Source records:
struct OpDpJobs {
	const i32 *ftype, *fearly; gsa_frag *frag; gsa_rec *rec16;
	i32 *jfrag; i64 *off1; i32 *len1; i64 *off2; i32 *len2; i64 *opsoff; i32 *fjob, *alen; i64 *aoff; i32 *mail;
	struct Item { gsa_frag f; i32 t, early; };
	__device__ Item load(i64 i) const
	{
		Item it; it.t = -1; it.early = -1;
		if (i >= mail[M_NF]) return it;
		it.t = ftype[i]; it.f = frag[i]; it.early = fearly[i];
		return it;
	}
	__device__ i32 value(const Item &it, i64, int c) const
	{
		if (it.t < 0) return 0;
		if (c == 0) return (it.t == FT_DP && it.early < 0) ? 1 : 0;
		if (it.t == FT_DEL) return it.f.rlen;
		if (it.t == FT_INS || it.t == FT_EQ) return it.f.qlen;
		if (it.t == FT_DP) return it.f.rlen + it.f.qlen;
		return 0;
	}
	__device__ void emit(const Item &it, i64 i, const i32 *v, const i32 *ex) const
	{
		if (it.t < 0) return;
		alen[i] = v[1]; aoff[i] = ex[1];
		const i32 al = it.t == FT_DP ? 0 : v[1];
		if (it.t != FT_SEED) { frag[i].aln_off = ex[1]; frag[i].aln_len = al; }
		{
			gsa_rec r;
			if (it.t == FT_SEED) { r.seed.qpos = it.f.qpos; r.seed.len = it.f.qlen; r.seed.rpos = it.f.rpos; }
			else { r.gap.nqlen = -1 - it.f.qlen; r.gap.rlen = it.f.rlen; r.gap.aln_len = al; r.gap.aln_off = (u32)ex[1]; }
			rec16[i] = r;
		}
		if (!v[0]) { fjob[i] = (it.t == FT_DP) ? -2 - it.early : -1; return; }
		const i32 j = ex[0];
		jfrag[j] = (i32)i; off1[j] = it.f.rpos; len1[j] = it.f.rlen; off2[j] = it.f.qpos; len2[j] = it.f.qlen; opsoff[j] = ex[1];
		fjob[i] = j;
	}
	__device__ void done(const i32 *t) const
	{
		mail[M_NJOB] = t[0]; mail[M_NALN] = t[1];
		for (int k = 0; k < 8; k++) mail[M_DPERR + k] = 0;
	}
};

__device__ i32 write_dp_record_wg(i64 i, i32 L, const uint8_t *__restrict__ op, const i64 *__restrict__ aoff,
                                  const uint8_t *__restrict__ query, const uint8_t *__restrict__ ref, gsa_frag *frag, uint8_t *aln1, uint8_t *aln2,
                                  int *s_w1, int *s_w2, int *s_sc)
{
	const int tid = threadIdx.x, lane = tid & 63, wv = tid >> 6;
	const gsa_frag f = frag[i];
	const i64 o = aoff[i];
	const uint8_t *qs = query + f.qpos, *rs = ref + f.rpos;
	i32 i1 = 0, i2 = 0, score = 0;
	if (tid == 0) *s_sc = 0;
	for (i32 base = 0; base < L; base += 256) {
		const i32 p = base + tid;
		const uint8_t ch = p < L ? op[p] : 0;
// ... 4 lines not shown
		if (lane == 63) { s_w1[wv] = s1; s_w2[wv] = s2; }
		__syncthreads();
		int w1 = 0, w2 = 0, t1 = 0, t2 = 0;
		for (int w = 0; w < 4; w++) { if (w < wv) { w1 += s_w1[w]; w2 += s_w2[w]; } t1 += s_w1[w]; t2 += s_w2[w]; }
		if (p < L) {
			const uint8_t a1 = c1 ? rs[i1 + w1 + s1 - 1] : '-', a2 = c2 ? qs[i2 + w2 + s2 - 1] : '-';
			aln1[o + p] = a1; aln2[o + p] = a2;
			score += (gsa_nt4(a1) == gsa_nt4(a2));
		}
		i1 += t1; i2 += t2;
	}
	for (int d = 32; d; d >>= 1) score += __shfl_xor(score, d);
	__syncthreads();
	if (lane == 0 && score) atomicAdd(s_sc, score);
	__syncthreads();
	const i32 total = *s_sc;
	if (tid == 0) { frag[i].aln_off = o; frag[i].aln_len = L; }
	__syncthreads();
	return total;
}

#define MAT_SERIAL 32
#define MAT_WGS 2048
__global__ void __launch_bounds__(256) k_materialize(i32 nfb, const i32 *__restrict__ nf_ptr, const i32 *__restrict__ fragbase, const i32 *__restrict__ ftype, const i32 *__restrict__ fmism, const i32 *__restrict__ fjob,
                                                      const i32 *__restrict__ jlarge, const i32 *__restrict__ nops, const i32 *__restrict__ alen, const i64 *__restrict__ aoff, const uint8_t *__restrict__ ops,
                                                      const i64 *__restrict__ opsoff, const uint8_t *__restrict__ query, const uint8_t *__restrict__ ref,
                                                      gsa_frag *frag, uint8_t *aln1, uint8_t *aln2, i32 *bl_len, i32 *bl_score)
{
	__shared__ i32 s_list[256];
	__shared__ int s_n;
	__shared__ i32 s_len[4], s_sc[4];
	const int tid = threadIdx.x, lane = tid & 63, wv = tid >> 6;
	const i64 nf = nf_ptr[0];
	const i64 tiles = (nf + 255) / 256, per = (tiles + gridDim.x - 1) / gridDim.x;
	const i64 t_beg = (i64)blockIdx.x * per, t_end = t_beg + per < tiles ? t_beg + per : tiles;
	i32 cur = -1, l_acc = 0, sc_acc = 0;
	auto flush = [&]() {
		if (cur < 0) return;
		for (int o = 32; o; o >>= 1) { l_acc += __shfl_xor(l_acc, o); sc_acc += __shfl_xor(sc_acc, o); }
		if (lane == 0) { s_len[wv] = l_acc; s_sc[wv] = sc_acc; }
		__syncthreads();
		if (tid == 0) { const i32 a = s_len[0] + s_len[1] + s_len[2] + s_len[3], b = s_sc[0] + s_sc[1] + s_sc[2] + s_sc[3]; if (a) atomicAdd(&bl_len[cur], a); if (b) atomicAdd(&bl_score[cur], b); }
		__syncthreads();
		l_acc = 0; sc_acc = 0;
	};
	for (i64 tile = t_beg; tile < t_end; tile++) {
		const i64 w0 = tile * 256, w1 = w0 + 256 < nf ? w0 + 256 : nf;
		const i32 kf = find_block(fragbase, nfb, w0), kl = find_block(fragbase, nfb, w1 - 1);
		const bool straddle = kf != kl;
		if (!straddle && kf != cur) { flush(); cur = kf; }
		auto add = [&](i64 i, i32 L, i32 score) {
			if (!straddle) { l_acc += L; sc_acc += score; }
			else { const i32 b = find_block(fragbase, nfb, i); if (L) atomicAdd(&bl_len[b], L); if (score) atomicAdd(&bl_score[b], score); }
		};
		if (tid == 0) s_n = 0;
		__syncthreads();
		{
			const i64 i = w0 + tid;
			if (i < nf) {
				const i32 t = ftype[i];
				const i32 fj = fjob[i];
				const i32 Lr = t == FT_DP ? ((fj < 0 || jlarge[fj]) ? -1 : nops[fj]) : alen[i];
				if (t == FT_SEED) { const i32 l = frag[i].qlen; add(i, l, l); }
				else if (Lr < 0) { }
				else if (Lr > MAT_SERIAL) s_list[atomicAdd(&s_n, 1)] = tid;
				else {
					const gsa_frag f = frag[i];
					const i64 o = aoff[i]; const i32 L = Lr;
					const uint8_t *qs = query + f.qpos, *rs = ref + f.rpos;
					i32 score = 0;
					uint8_t a1[MAT_SERIAL], a2[MAT_SERIAL];
					if (t == FT_DP) {
						const uint8_t *op = ops + opsoff[fj];
						uint8_t ch[MAT_SERIAL];
#pragma unroll
						for (i32 p = 0; p < MAT_SERIAL; p++) ch[p] = p < L ? op[p] : (uint8_t)0;
						i32 i1 = 0, i2 = 0;
#pragma unroll
						for (i32 p = 0; p < MAT_SERIAL; p++) {
							const bool c1 = ch[p] == 'M' || ch[p] == 'I', c2 = ch[p] == 'M' || ch[p] == 'D';
							a1[p] = c1 ? rs[i1] : (uint8_t)'-'; a2[p] = c2 ? qs[i2] : (uint8_t)'-';
							i1 += c1; i2 += c2;
						}
#pragma unroll
						for (i32 p = 0; p < MAT_SERIAL; p++) if (p < L) score += (gsa_nt4(a1[p]) == gsa_nt4(a2[p]));
					} else {
#pragma unroll
						for (i32 p = 0; p < MAT_SERIAL; p++) {
							a1[p] = (t != FT_INS && p < L) ? rs[p] : (uint8_t)'-';
							a2[p] = (t != FT_DEL && p < L) ? qs[p] : (uint8_t)'-';
						}
						if (t == FT_EQ) score = f.qlen - fmism[i];
					}
#pragma unroll
					for (i32 p = 0; p < MAT_SERIAL; p++) if (p < L) { aln1[o + p] = a1[p]; aln2[o + p] = a2[p]; }
					add(i, L, score);
				}
			}
		}
		__syncthreads();
		const int nlist = s_n;
		for (int g = wv; g < nlist; g += 4) {
			const i64 i = w0 + s_list[g];
			const i32 t = ftype[i];
			const gsa_frag f = frag[i];
			const i64 o = aoff[i]; const i32 L = t == FT_DP ? nops[fjob[i]] : alen[i];
			const uint8_t *qs = query + f.qpos, *rs = ref + f.rpos;
			i32 score = 0;
			if (t == FT_DEL) { for (i32 p = lane; p < L; p += 64) { aln1[o + p] = rs[p]; aln2[o + p] = '-'; } }
			else if (t == FT_INS) { for (i32 p = lane; p < L; p += 64) { aln1[o + p] = '-'; aln2[o + p] = qs[p]; } }
			else if (t == FT_EQ) { for (i32 p = lane; p < L; p += 64) { aln1[o + p] = rs[p]; aln2[o + p] = qs[p]; } score = f.qlen - fmism[i]; }
			else {
				const uint8_t *op = ops + opsoff[fjob[i]];
				i32 i1 = 0, i2 = 0;
				for (i32 base = 0; base < L; base += 64) {
					const i32 p = base + lane;
					const uint8_t ch = p < L ? op[p] : 0;
					const int c1 = (ch == 'M' || ch == 'I') ? 1 : 0, c2 = (ch == 'M' || ch == 'D') ? 1 : 0;
					int s1 = c1, s2 = c2;
					for (int d = 1; d < 64; d <<= 1) { int a = __shfl_up(s1, d), b = __shfl_up(s2, d); if (lane >= d) { s1 += a; s2 += b; } }
					if (p < L) {
						const uint8_t a1 = c1 ? rs[i1 + s1 - 1] : '-', a2 = c2 ? qs[i2 + s2 - 1] : '-';
						aln1[o + p] = a1; aln2[o + p] = a2;
						score += (gsa_nt4(a1) == gsa_nt4(a2));
					}
					i1 += __shfl(s1, 63); i2 += __shfl(s2, 63);
				}
				for (int d = 32; d; d >>= 1) score += __shfl_xor(score, d);
			}
			if (lane == 0) add(i, L, score);
		}
		__syncthreads();
	}
	flush();
}

__global__ void __launch_bounds__(256) k_materialize_large(i32 nlarge, const i32 *__restrict__ lg, const i32 *__restrict__ rec_of, const i32 *__restrict__ nops,
                                                            const i64 *__restrict__ aoff, const uint8_t *__restrict__ ops, const i64 *__restrict__ opsoff,
                                                            const uint8_t *__restrict__ query, const uint8_t *__restrict__ ref, gsa_frag *frag, uint8_t *aln1, uint8_t *aln2, i32 *patch,
                                                            const i32 *mail_src, i32 *mail_dst)
{
	__shared__ int s_w1[4], s_w2[4], s_sc;
	const int g = blockIdx.x;
	if (g >= nlarge) return;
	if (mail_dst && g == 0 && threadIdx.x < MAIL_N) mail_dst[threadIdx.x] = mail_src[threadIdx.x];
	const i32 job = lg ? lg[3 * g] : g;
	const i64 i = rec_of[job];
	if (i < 0) { if (threadIdx.x == 0) { patch[3 * g] = -1; patch[3 * g + 1] = 0; patch[3 * g + 2] = 0; } return; }
	const i32 L = nops[job];
	const i32 sc = write_dp_record_wg(i, L, ops + opsoff[job], aoff, query, ref, frag, aln1, aln2, s_w1, s_w2, &s_sc);
	if (threadIdx.x == 0) { patch[3 * g] = (i32)i; patch[3 * g + 1] = L; patch[3 * g + 2] = sc; }
}
// ... 34 lines not shown
	for (i32 k = 0; k < nfb; k++) {
		const HostBlock &hb = c->blocks[k];
		const Leaf &lf = c->h_leaf[hb.leaf_beg], &ll = c->h_leaf[hb.leaf_end - 1];
		sbeg[k] = lf.beg; seedbase[k] = (i32)ns;
		ns += ll.end - sbeg[k];
		span += (i64)(ll.q_last_end - lf.q_first) + (ll.r_last_end - lf.r_first);
	}
	seedbase[nfb] = (i32)ns;
	if (span >= (1ll << 31) - 4096 || 2 * ns >= (1ll << 31) - 4096) return gsa_fail(c, GSA_ERR_LIMIT, "contig too large for 32-bit record / gap offsets");
	c->nf_ub = 2 * ns; c->span_ub = span;
	ENS(i32, fb_seedbase, 2 * (size_t)nfb + 2); ENS(i32, bl_alnlen, 3 * (size_t)nfb + 3);
	GSA_CHECK(c, hipMemcpyAsync(c->fb_seedbase.p, seedbase, (size_t)(2 * nfb + 1) * 4, hipMemcpyHostToDevice, st));
	if (c->bnd.n) {
		const size_t nt = (size_t)nfb + (size_t)c->bnd.n + 1;
		if (!pin_ensure<i32>(c, c->p_bblk, nt) || !pin_ensure<i64>(c, c->p_ba0, (size_t)c->bnd.n + 1)) return GSA_ERR_NOMEM;
		ENS(i32, d_bblk, nt);
		i32 *t = c->p_bblk.as<i32>();
		for (int k = 0; k < c->bnd.n; k++) for (i32 b = c->b_blk0[(size_t)k]; b < c->b_blk0[(size_t)k + 1]; b++) t[b] = k;
		for (int k = 0; k <= c->bnd.n; k++) t[(size_t)nfb + (size_t)k] = c->b_blk0[(size_t)k] < nfb ? c->b_blk0[(size_t)k] : nfb - 1;
		GSA_CHECK(c, hipMemcpyAsync(c->d_bblk.p, t, nt * 4, hipMemcpyHostToDevice, st));
	}
	i32 *d_sbeg = c->fb_seedbase.as<i32>() + nfb + 1, *d_fragbase = c->bl_alnlen.as<i32>() + 2 * (size_t)nfb;
	const i64 nfu = c->nf_ub;
	ENS(gsa_frag, f_rec, nfu + 1); ENS(i32, f_type, nfu + 1); ENS(i32, f_mism, nfu + 1); ENS(i32, f_score, nfu + 1); ENS(i32, f_job, nfu + 1); ENS(i32, f_alnlen, nfu + 1);
	ENS(i32, f_early, nfu + 2);
#define GSA_SLOTS_ARGS { nfb, c->fb_seedbase.as<i32>(), d_sbeg, c->r_q.as<i32>(), c->r_len.as<i32>(), c->r_r.as<i64>(), c->e_id.as<i32>(), c->r_orig.as<i32>(), \
	               c->f_rec.as<gsa_frag>(), c->f_type.as<i32>(), c->f_mism.as<i32>(), d_fragbase, c->f_early.as<i32>(), c->d_mail.as<i32>() }
	if (nfb < 256) { OpSlotsT<8> op = GSA_SLOTS_ARGS; RC((lb_launch<1>(c, ns, op))); }
	else { OpSlotsT<0> op = GSA_SLOTS_ARGS; RC((lb_launch<1>(c, ns, op))); }
#undef GSA_SLOTS_ARGS
	LAUNCH(k_gap_class, nfu, nfu, c->d_mail.as<i32>(), c->f_rec.as<gsa_frag>(), c->q_dev, c->di.ref, c->e_list.as<i32>(), c->e_off1.as<i64>(), c->e_off2.as<i64>(),
	       c->f_type.as<i32>(), c->f_mism.as<i32>(), c->f_early.as<i32>(), c->e_rec.as<i32>());
	c->n_frags = -1;
	return GSA_OK;
}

> [Problem statement]
After locating the line that contains "if (it.t == FT_DEL) return it.f.rlen;", please copy exactly every line from the start of the records through it, and nothing else.

> [Answer to the exercise]
struct OpDpJobs {
	const i32 *ftype, *fearly; gsa_frag *frag; gsa_rec *rec16;
	i32 *jfrag; i64 *off1; i32 *len1; i64 *off2; i32 *len2; i64 *opsoff; i32 *fjob, *alen; i64 *aoff; i32 *mail;
	struct Item { gsa_frag f; i32 t, early; };
	__device__ Item load(i64 i) const
	{
		Item it; it.t = -1; it.early = -1;
		if (i >= mail[M_NF]) return it;
		it.t = ftype[i]; it.f = frag[i]; it.early = fearly[i];
		return it;
	}
	__device__ i32 value(const Item &it, i64, int c) const
	{
		if (it.t < 0) return 0;
		if (c == 0) return (it.t == FT_DP && it.early < 0) ? 1 : 0;
		if (it.t == FT_DEL) return it.f.rlen;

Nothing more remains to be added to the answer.